3 Mortgage
Loan Options
When it comes to home loans there are plenty of options
to choose from and it can be hard to determine which
one can be right for you. Let’s have a look at
the three main types of mortgage loans there are available
and what they have to offer to help find one that will
suit your needs.
1. The first and most popular form of mortgage
loan is the fixed mortgage loan:
30 year fixed rate: this loan is the most commonly
used loan today as it offers the low monthly repayments
and is the best option for home owners who want to stay
in their house for a long time. Advantage – you
have more cash in your pocket each month. Disadvantage
– you pay more for the loan in the end compared
to shorter loans.
15 year fixed rate: this loan allows you to pay your
home off in 15 years, most likely before your children
finish school or before your retirement. You save in
the long run. Advantage – you pay half the interest
of a 30 year loan. Disadvantage – you have to
pay higher monthly repayments.
Biweekly loan: this loan is usually done on a 30 year
fixed rate plan but by paying every fortnight you add
in extra payments every year and usually have your loan
paid off in about 23 years. This loan also builds your
equity in your home a lot faster. Advantage –
you pay your home off faster and pay less interest.
Disadvantage – you have to pay every two weeks.
Adjustable rate mortgage or (ARM): this loan is great
because it works on interest rates and they usually
start off with a lower interest rate than a fixed rate
home loan. This leaves you paying less each month but
leaves you at risk of paying a higher interest if the
rates go up.
Advantage – when your interest drops so does your
repayment. Disadvantage – if your interest rate
rises so does your repayment.
2. Next of the mortgage loan options is the
convertible loans:
Hybrid and convertible ARM: there are two types of
loans with this one. One is an ARM that you can convert
to a fixed rate or a fixed rate home loan that you can
covert to an ARM. These options give you the flexibility
to change your mortgage loan after a few years. Advantage
– having the ability to change between ARM and
fixed rate. Disadvantage – if interest rates are
high you might not wish to convert.
Interest Only Loan: this loan is good for people who
work on commission or get big bonuses so they only pay
the interest on their loan and when they get their bulk
income they can put it towards paying off the actual
loan. Advantages – you are able to get a bigger
loan amount. Disadvantage – you have to pay in
lump sums and when only paying interest you aren’t
paying any thing off on your house.
Balloon loan: this loan is a fixed rate loan with small
monthly repayments that usually last about 7 years,
at the end of that time you must pay the loan in one
big lump sum or have the option to refinance.

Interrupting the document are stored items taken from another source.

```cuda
template <int LANES>
__device__ __forceinline__ float group_sum(float v) {
#pragma unroll
    for (int off = LANES / 2; off > 0; off >>= 1) v += __shfl_xor_sync(0xffffffffu, v, off);
    return v;
}
template <int LANES>
__device__ __forceinline__ float group_max(float v) {
#pragma unroll
    for (int off = LANES / 2; off > 0; off >>= 1) v = fmaxf(v, __shfl_xor_sync(0xffffffffu, v, off));
// ... 1091 lines not shown
            for (int k = 0; k < SPL; ++k) {
                b[k] = bn[k];
                kap[k] = kapn[k];
            }
            dprev = d;
            e = en;
            f = fn;
        };
        auto bchunk = [&](const int i0, Slot(&cb)[PB], Slot(&nb)[PB], const bool check) {
#pragma unroll
            for (int i = 0; i < PB; ++i) nb[i] = load_slot(i0 + PB + i + 1);
#pragma unroll
            for (int i = 0; i < PB; ++i) {
                bstep(i0 + i, cur, cb[i], check);
                cur = cb[i];
            }
#pragma unroll
            for (int k = 0; k < SPL; ++k) {
                occ[k] += (double)occf[k];
                enter[k] += (double)entf[k];
                occf[k] = 0.f;
                entf[k] = 0.f;
            }
        };
        int i0 = 0;
        for (; i0 + 2 * PB <= Tmin - 1; i0 += 2 * PB) {
            bchunk(i0, bufA, bufB, false);
            bchunk(i0 + PB, bufB, bufA, false);
        }
        for (; i0 < Tmax - 1; i0 += 2 * PB) {
            bchunk(i0, bufA, bufB, true);
            bchunk(i0 + PB, bufB, bufA, true);
        }
    }

    double pn[SPL];
    float loc = 0.f;
#pragma unroll
    for (int k = 0; k < SPL; ++k) {
        pn[k] = (double)g0[k] + (double)Q * (double)pi[k] * enter[k];
        loc += (float)pn[k];
    }
    const float tot = group_sum<LPR>(loc);
    if (live) {
#pragma unroll
        for (int k = 0; k < SPL; ++k) {
            const int s = l * SPL + k;
            pi_io[(int64_t)rec * S_PAD + s] = (float)(pn[k] / (double)tot);
            ws.occ[(int64_t)rec * S_PAD + s] = (float)occ[k];
        }
    }
}

template <int S_PAD, int SPL>
static int launch_fb_t(const Plan &pl, const Workspace &ws, const RunParams &rp, float *gamma, float *pi,
                       const int32_t *n_states, bool classic, cudaStream_t st) {
    constexpr int RPW = 32 / (S_PAD / SPL);
    const int warps = (pl.n_rec + RPW - 1) / RPW;
    const int blocks = (warps + 3) / 4;
    if (classic)
        forward_backward_kernel<S_PAD, SPL><<<blocks, 128, 0, st>>>(pl, ws, rp, gamma, pi, n_states);
    else
        forward_backward_la_kernel<S_PAD, SPL><<<blocks, 128, 0, st>>>(pl, ws, rp, gamma, pi, n_states);
    return cudaGetLastError() == cudaSuccess ? 1 : -1;
}

__global__ void __launch_bounds__(128) elbo_kernel(Plan pl, Workspace ws, RunParams rp, double *Li, int32_t *n_iters,
                                                   int32_t *flags, int iter) {
    const int rec = blockIdx.x;
    if (!ws.active[rec]) return;
    const int tid = threadIdx.x, lane = tid & 31, warp = tid >> 5;
    const int64_t f0 = pl.offsets[rec];
    const int T = (int)(pl.offsets[rec + 1] - f0);
    const float *rs = ws.rsigma + f0;
    const float *mx = ws.rowmax + f0;
    double acc = 0.0;
    for (int t = tid; t < T; t += 128) acc += (double)mx[t] - log((double)rs[t]);
    acc = warp_sum_d(acc);
    __shared__ double part[4];
    if (lane == 0) part[warp] = acc;
    __syncthreads();
    if (tid == 0) {
        double reg = 0.0;
        for (int s = 0; s < pl.S; ++s) reg += ws.regp[(int64_t)rec * pl.S + s];
        const double elbo = (part[0] + part[1]) + (part[2] + part[3]) + ws.hp[rec].dFa * ws.gsum[rec] + 0.5 * ws.hp[rec].dFb * reg;
        const double d = elbo - ws.prev_elbo[rec];
        if (rp.hybrid && iter > 0 && isfinite(elbo)) {
            const double nb = kStopNoiseC * 5.9604644775390625e-8 * fabs(elbo);
            const bool go_on = d >= rp.epsilon + kStopGuardMult * nb;
            const bool stop = d < rp.epsilon - 4.0 * nb;
            if (!go_on && !stop) {
                ws.active[rec] = 0;
                ws.active64[rec] = 1;
                if (iter == 1 && rp.warm) {
                    ws.fresh[rec] = d >= rp.epsilon + 4.0 * nb ? 1 : 2;
                } else {
                    ws.fresh[rec] = 1;
                    n_iters[rec] = iter - 1;
                }
                return;
            }
        }
        Li[(int64_t)rec * rp.max_iters + iter] = elbo;
        n_iters[rec] = iter + 1;
        int fl = flags[rec];
        if (!isfinite(elbo)) fl |= 1;
        if (iter > 0) {
            if (d < rp.epsilon) {
                ws.active[rec] = 0;
                if (iter + 1 < rp.max_iters) fl |= 4;
                if (d < 0.0) fl |= 2;
            }
        }
        ws.prev_elbo[rec] = elbo;
        flags[rec] = fl;
    }
}

__global__ void __launch_bounds__(256) elbo_trace_kernel(int n_rec, const double *__restrict__ Li, int max_iters, double *out) {
    const int it = blockIdx.x, tid = threadIdx.x;
    double s = 0.0, c = 0.0;
    for (int r = tid; r < n_rec; r += 256) {
        const double v = Li[(int64_t)r * max_iters + it];
        if (v == v) {
            s += v;
            c += 1.0;
        }
    }
    __shared__ double ss[256], cs[256];
    ss[tid] = s;
    cs[tid] = c;
    __syncthreads();
    for (int off = 128; off > 0; off >>= 1) {
        if (tid < off) {
            ss[tid] += ss[tid + off];
            cs[tid] += cs[tid + off];
        }
        __syncthreads();
    }
    if (tid == 0) {
        out[it] = ss[0];
        out[max_iters + it] = cs[0];
    }
}
int launch_elbo_trace(const Plan &pl, const double *Li, int max_iters, double *out, cudaStream_t st) {
    elbo_trace_kernel<<<max_iters, 256, 0, st>>>(pl.n_rec, Li, max_iters, out);
    return cudaGetLastError() == cudaSuccess ? 1 : -1;
}

int launch_forward_backward(const Plan &pl, const Workspace &ws, const RunParams &rp, float *gamma, float *pi,
                            const int32_t *n_states, double *Li, int32_t *n_iters, int32_t *flags, int iter,
                            int spl, int classic, cudaStream_t st) {
    if (pl.n_rec == 0) return 0;
    if (pl.split) {
        const int rs = launch_forward_backward_split(pl, ws, rp, gamma, pi, n_states, spl, st);
        if (rs < 0) return rs;
        elbo_kernel<<<pl.n_rec, 128, 0, st>>>(pl, ws, rp, Li, n_iters, flags, iter);
        return cudaGetLastError() == cudaSuccess ? rs + 1 : -1;
    }
    int rc = -1;
#define VBX_FB(S_, L_) rc = launch_fb_t<S_, L_>(pl, ws, rp, gamma, pi, n_states, classic != 0, st)
    const int S = pl.S;
    if (spl == 0) spl = (S >= 16) ? 2 : 1;
    if (S == 64 && spl < 2) spl = 2;
    if (spl > S) spl = S;
    switch (S) {
        case 4:
            if (spl == 1) VBX_FB(4, 1);
            else if (spl == 2) VBX_FB(4, 2);
            else VBX_FB(4, 4);
            break;
        case 8:
            if (spl == 1) VBX_FB(8, 1);
            else if (spl == 2) VBX_FB(8, 2);
            else VBX_FB(8, 4);
            break;
        case 16:
            if (spl == 1) VBX_FB(16, 1);
            else if (spl == 2) VBX_FB(16, 2);
            else VBX_FB(16, 4);
            break;
        case 32:
            if (spl == 1) VBX_FB(32, 1);
            else if (spl == 2) VBX_FB(32, 2);
            else VBX_FB(32, 4);
            break;
        case 64:
            if (spl == 2) VBX_FB(64, 2);
            else VBX_FB(64, 4);
            break;
        default: return -1;
    }
#undef VBX_FB
    if (rc < 0) return rc;
    const int rl = launch_forward_backward_long(pl, ws, rp, gamma, pi, n_states, st);
    if (rl < 0) return rl;
    elbo_kernel<<<pl.n_rec, 128, 0, st>>>(pl, ws, rp, Li, n_iters, flags, iter);
    return cudaGetLastError() == cudaSuccess ? rc + rl + 1 : -1;
}

}
```

vbx_b200/csrc/vbx_project_tc.cu:

```cuda
#include <cuda.h>

#include "vbx_internal.cuh"

namespace vbx {

namespace {

constexpr int kTileM = 256;
constexpr int kKB = 32;
constexpr int kVBytes = 128 * 128;
constexpr int kXBytes = kTileM * 128;
constexpr int kConsumerThreads = 256;
constexpr int kThreads = kConsumerThreads + 128;

template <int NS> struct Pipe {
    static constexpr int kStages = NS == 2 ? 3 : 2;
    static constexpr int kStageBytes = kXBytes + NS * kVBytes;
    static constexpr int kSmemBytes = 1024 + kStages * kStageBytes + 128 + 512;
};

__device__ __forceinline__ uint32_t smem_u32(const void *p) { return static_cast<uint32_t>(__cvta_generic_to_shared(p)); }

__device__ __forceinline__ void mbar_init(uint32_t bar, uint32_t count) {
    asm volatile("mbarrier.init.shared::cta.b64 [%0], %1;" ::"r"(bar), "r"(count));
}
__device__ __forceinline__ void mbar_arrive(uint32_t bar) {
    asm volatile("mbarrier.arrive.shared::cta.b64 _, [%0];" ::"r"(bar) : "memory");
}
__device__ __forceinline__ void mbar_expect_tx(uint32_t bar, uint32_t bytes) {
    asm volatile("mbarrier.arrive.expect_tx.shared::cta.b64 _, [%0], %1;" ::"r"(bar), "r"(bytes) : "memory");
}
__device__ __forceinline__ void mbar_wait(uint32_t bar, uint32_t parity) {
    asm volatile(
        "{\n\t.reg .pred p;\n\t"
        "WAIT_%=:\n\t"
        "mbarrier.try_wait.parity.shared::cta.b64 p, [%0], %1;\n\t"
        "@p bra DONE_%=;\n\t"
        "bra WAIT_%=;\n\t"
        "DONE_%=:\n\t}" ::"r"(bar),
        "r"(parity)
        : "memory");
}
__device__ __forceinline__ void bulk_g2s(uint32_t dst, const void *src, uint32_t bytes, uint32_t bar) {
    asm volatile("cp.async.bulk.shared::cluster.global.mbarrier::complete_tx::bytes [%0], [%1], %2, [%3];" ::"r"(dst),
                 "l"(src), "r"(bytes), "r"(bar)
                 : "memory");
}
__device__ __forceinline__ void tma_load_2d(uint32_t dst, const CUtensorMap *map, int c0, int c1, uint32_t bar) {
    asm volatile("cp.async.bulk.tensor.2d.shared::cluster.global.tile.mbarrier::complete_tx::bytes [%0], [%1, {%2, %3}], [%4];" ::"r"(dst),
                 "l"(reinterpret_cast<uint64_t>(map)), "r"(c0), "r"(c1), "r"(bar)
                 : "memory");
}

__device__ __forceinline__ uint64_t make_desc(uint32_t smem_addr) {
    const uint32_t lo = ((smem_addr >> 4) & 0x3fffu) | (1u << 16);
    const uint32_t hi = (1024u >> 4) | (1u << 30);
    return ((uint64_t)hi << 32) | lo;
}
__device__ __forceinline__ void wgmma_tf32(float (&d)[64], const uint32_t (&a)[4], uint64_t db, uint32_t accumulate) {
    asm volatile(
        "{\n\t.reg .pred p;\n\t"
        "setp.ne.b32 p, %69, 0;\n\t"
        "wgmma.mma_async.sync.aligned.m64n128k8.f32.tf32.tf32 "
        "{%0, %1, %2, %3, %4, %5, %6, %7, %8, %9, %10, %11, %12, %13, %14, %15, %16, %17, %18, %19, %20, %21, %22, %23, %24, %25, %26, %27, %28, %29, %30, %31, %32, %33, %34, %35, %36, %37, %38, %39, %40, %41, %42, %43, %44, %45, %46, %47, %48, %49, %50, %51, %52, %53, %54, %55, %56, %57, %58, %59, %60, %61, %62, %63}, {%64, %65, %66, %67}, %68, p, 1, 1;\n\t}"
        : "+f"(d[0]), "+f"(d[1]), "+f"(d[2]), "+f"(d[3]), "+f"(d[4]), "+f"(d[5]), "+f"(d[6]), "+f"(d[7]),
          "+f"(d[8]), "+f"(d[9]), "+f"(d[10]), "+f"(d[11]), "+f"(d[12]), "+f"(d[13]), "+f"(d[14]), "+f"(d[15]),
          "+f"(d[16]), "+f"(d[17]), "+f"(d[18]), "+f"(d[19]), "+f"(d[20]), "+f"(d[21]), "+f"(d[22]), "+f"(d[23]),
          "+f"(d[24]), "+f"(d[25]), "+f"(d[26]), "+f"(d[27]), "+f"(d[28]), "+f"(d[29]), "+f"(d[30]), "+f"(d[31]),
          "+f"(d[32]), "+f"(d[33]), "+f"(d[34]), "+f"(d[35]), "+f"(d[36]), "+f"(d[37]), "+f"(d[38]), "+f"(d[39]),
          "+f"(d[40]), "+f"(d[41]), "+f"(d[42]), "+f"(d[43]), "+f"(d[44]), "+f"(d[45]), "+f"(d[46]), "+f"(d[47]),
          "+f"(d[48]), "+f"(d[49]), "+f"(d[50]), "+f"(d[51]), "+f"(d[52]), "+f"(d[53]), "+f"(d[54]), "+f"(d[55]),
          "+f"(d[56]), "+f"(d[57]), "+f"(d[58]), "+f"(d[59]), "+f"(d[60]), "+f"(d[61]), "+f"(d[62]), "+f"(d[63])
        : "r"(a[0]), "r"(a[1]), "r"(a[2]), "r"(a[3]), "l"(db), "r"(accumulate));
}
__device__ __forceinline__ void wgmma_fence() { asm volatile("wgmma.fence.sync.aligned;" ::: "memory"); }
__device__ __forceinline__ void wgmma_commit() { asm volatile("wgmma.commit_group.sync.aligned;" ::: "memory"); }
template <int N> __device__ __forceinline__ void wgmma_wait() { asm volatile("wgmma.wait_group.sync.aligned %0;" ::"n"(N) : "memory"); }
__device__ __forceinline__ void fence_operands(float (&d)[64]) {
#pragma unroll
    for (int i = 0; i < 64; ++i) asm volatile("" : "+f"(d[i])::"memory");
}

__device__ __forceinline__ void split_rn(const float x, float &hi, float &lo) {
    const uint32_t h = (__float_as_uint(x) + 0x1000u) & 0xffffe000u;
    hi = __uint_as_float(h);
    lo = __uint_as_float((__float_as_uint(x - hi) + 0x1000u) & 0xffffe000u);
}

__device__ __forceinline__ void split3_rn(const float x, float &x1, float &x2, float &x3) {
    x1 = __uint_as_float((__float_as_uint(x) + 0x1000u) & 0xffffe000u);
    const float r1 = x - x1;
    x2 = __uint_as_float((__float_as_uint(r1) + 0x1000u) & 0xffffe000u);
    x3 = r1 - x2;
}

template <int NS>
__global__ void build_v_images_kernel(const float *__restrict__ V, int D, float *__restrict__ img) {
    const int kb = blockIdx.x;
    for (int i = threadIdx.x; i < 128 * 32; i += blockDim.x) {
        const int n = i >> 5, kk = i & 31;
// ... 347 lines not shown
```

Measured before the change: 166.1 million.

## Add TMA bulk-copy ring-buffered forward-backward kernel with checkpointed backward recompute

Adds a new forward-backward kernel in which each warp streams per-frame likelihood rows, gamma checkpoints and rsigma windows into a 3-stage shared-memory ring using cp.async.bulk and mbarriers. The backward pass recomputes forward alphas from checkpoints saved every F frames instead of reloading them. It is enabled by default for recordings up to 2048 frames with aligned gamma, replacing the lookahead kernel. The aim is to hide global-memory latency on the serial recursion, at the cost of extra shared memory, recompute work and more complex synchronisation.

New measurement: 172.3 million, median of 6. 1.04x the previous value.

```diff
diff --git a/vbx_b200/csrc/vbx_capi.cu b/vbx_b200/csrc/vbx_capi.cu
--- a/vbx_b200/csrc/vbx_capi.cu
+++ b/vbx_b200/csrc/vbx_capi.cu
@@ -24,6 +24,7 @@
     void *plan_mem = nullptr;
     int opt_fb_spl = 0;
     int opt_fb_classic = 0;
+    int opt_fb_ring = 1;
     int opt_projection = 0;
     int opt_timing = 0;
     int opt_gemm = 0;
@@ -245,6 +246,10 @@
     }
     if (!strcmp(name, "fb_classic")) {
         h->opt_fb_classic = value ? 1 : 0;
+        return VBX_OK;
+    }
+    if (!strcmp(name, "fb_ring")) {
+        h->opt_fb_ring = value ? 1 : 0;
         return VBX_OK;
     }
     if (!strcmp(name, "gemm")) {
@@ -656,7 +661,7 @@
             {
                 cudaStream_t fs = fb_hi ? h->hi_stream : st;
                 Timed t(h, fs, VBX_K_FWDBWD);
-                rc = counted(h, vbx::launch_forward_backward(pl, h->ws, rp, gamma_io, pi_io, n_states, Li_out, n_iters_out, flags_out, it, h->opt_fb_spl, h->opt_fb_classic, fs), "forward_backward");
+                rc = counted(h, vbx::launch_forward_backward(pl, h->ws, rp, gamma_io, pi_io, n_states, Li_out, n_iters_out, flags_out, it, h->opt_fb_spl, h->opt_fb_classic, h->opt_fb_ring, fs), "forward_backward");
             }
             if (fb_hi) {
                 cudaEventRecord(h->ev_join, h->hi_stream);
diff --git a/vbx_b200/csrc/vbx_internal.cuh b/vbx_b200/csrc/vbx_internal.cuh
--- a/vbx_b200/csrc/vbx_internal.cuh
+++ b/vbx_b200/csrc/vbx_internal.cuh
@@ -164,6 +164,36 @@
     *reinterpret_cast<float4 *>(p) = make_float4(v[0], v[1], v[2], v[3]);
 }
 
+__device__ __forceinline__ uint32_t smem_u32(const void *p) { return static_cast<uint32_t>(__cvta_generic_to_shared(p)); }
+__device__ __forceinline__ void mbar_init(uint32_t bar, uint32_t count) {
+    asm volatile("mbarrier.init.shared::cta.b64 [%0], %1;" ::"r"(bar), "r"(count));
+}
+__device__ __forceinline__ void mbar_arrive(uint32_t bar) {
+    asm volatile("mbarrier.arrive.shared::cta.b64 _, [%0];" ::"r"(bar) : "memory");
+}
+__device__ __forceinline__ void mbar_expect_tx(uint32_t bar, uint32_t bytes) {
+    asm volatile("mbarrier.arrive.expect_tx.shared::cta.b64 _, [%0], %1;" ::"r"(bar), "r"(bytes) : "memory");
+}
+__device__ __forceinline__ void mbar_add_tx(uint32_t bar, uint32_t bytes) {
+    asm volatile("mbarrier.expect_tx.relaxed.cta.shared::cta.b64 [%0], %1;" ::"r"(bar), "r"(bytes) : "memory");
+}
+__device__ __forceinline__ void mbar_wait(uint32_t bar, uint32_t parity) {
+    asm volatile(
+        "{\n\t.reg .pred p;\n\t"
+        "WAIT_%=:\n\t"
+        "mbarrier.try_wait.parity.shared::cta.b64 p, [%0], %1;\n\t"
+        "@p bra DONE_%=;\n\t"
+        "bra WAIT_%=;\n\t"
+        "DONE_%=:\n\t}" ::"r"(bar),
+        "r"(parity)
+        : "memory");
+}
+__device__ __forceinline__ void bulk_g2s(uint32_t dst, const void *src, uint32_t bytes, uint32_t bar) {
+    asm volatile("cp.async.bulk.shared::cluster.global.mbarrier::complete_tx::bytes [%0], [%1], %2, [%3];" ::"r"(dst),
+                 "l"(src), "r"(bytes), "r"(bar)
+                 : "memory");
+}
+
 __device__ __forceinline__ int find_problem(const int64_t *__restrict__ pref, int G, int64_t x) {
     int lo = 0, hi = G;
     while (hi - lo > 1) {
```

Advantage
– great for people who will want to sell their
house before balloon payment is due and low interest
rates. Disadvantage – you have to pay lump sum
at end of the loan or refinance at usually a higher
interest rate.
Reserve mortgage loan: this loan is designed for equity
rich seniors. It requires no monthly repayments. Advantage
– more money in your pocket. Disadvantage –
loan needs to pay if you sell your house and reduces
equity for inheritors.
Buy down mortgage loan: there is two types of this
loan, a temporary and permanent. They both work on points
and lower interest rates. Advantage – lower repayments.
Disadvantage – need to pay higher down payment
to lower interest rates.
3. The third option for loans is the special
mortgage:
FHA mortgage: for first home buyers, people with little
down payment and credit problems. Advantage –
low down payment and repayments. Disadvantage –
cap on loan and limited mortgage options.
Veteran Affairs Loan: only for people and widowers
of the armed forces. Advantage – no down payment
necessary. Disadvantage – not available for everyone
and usually takes longer.
As you can see there are many loans you can get when
you want to purchase a home. The best way to find out
which one will work best for you is to talk to a financial
professional and they will go through them with you.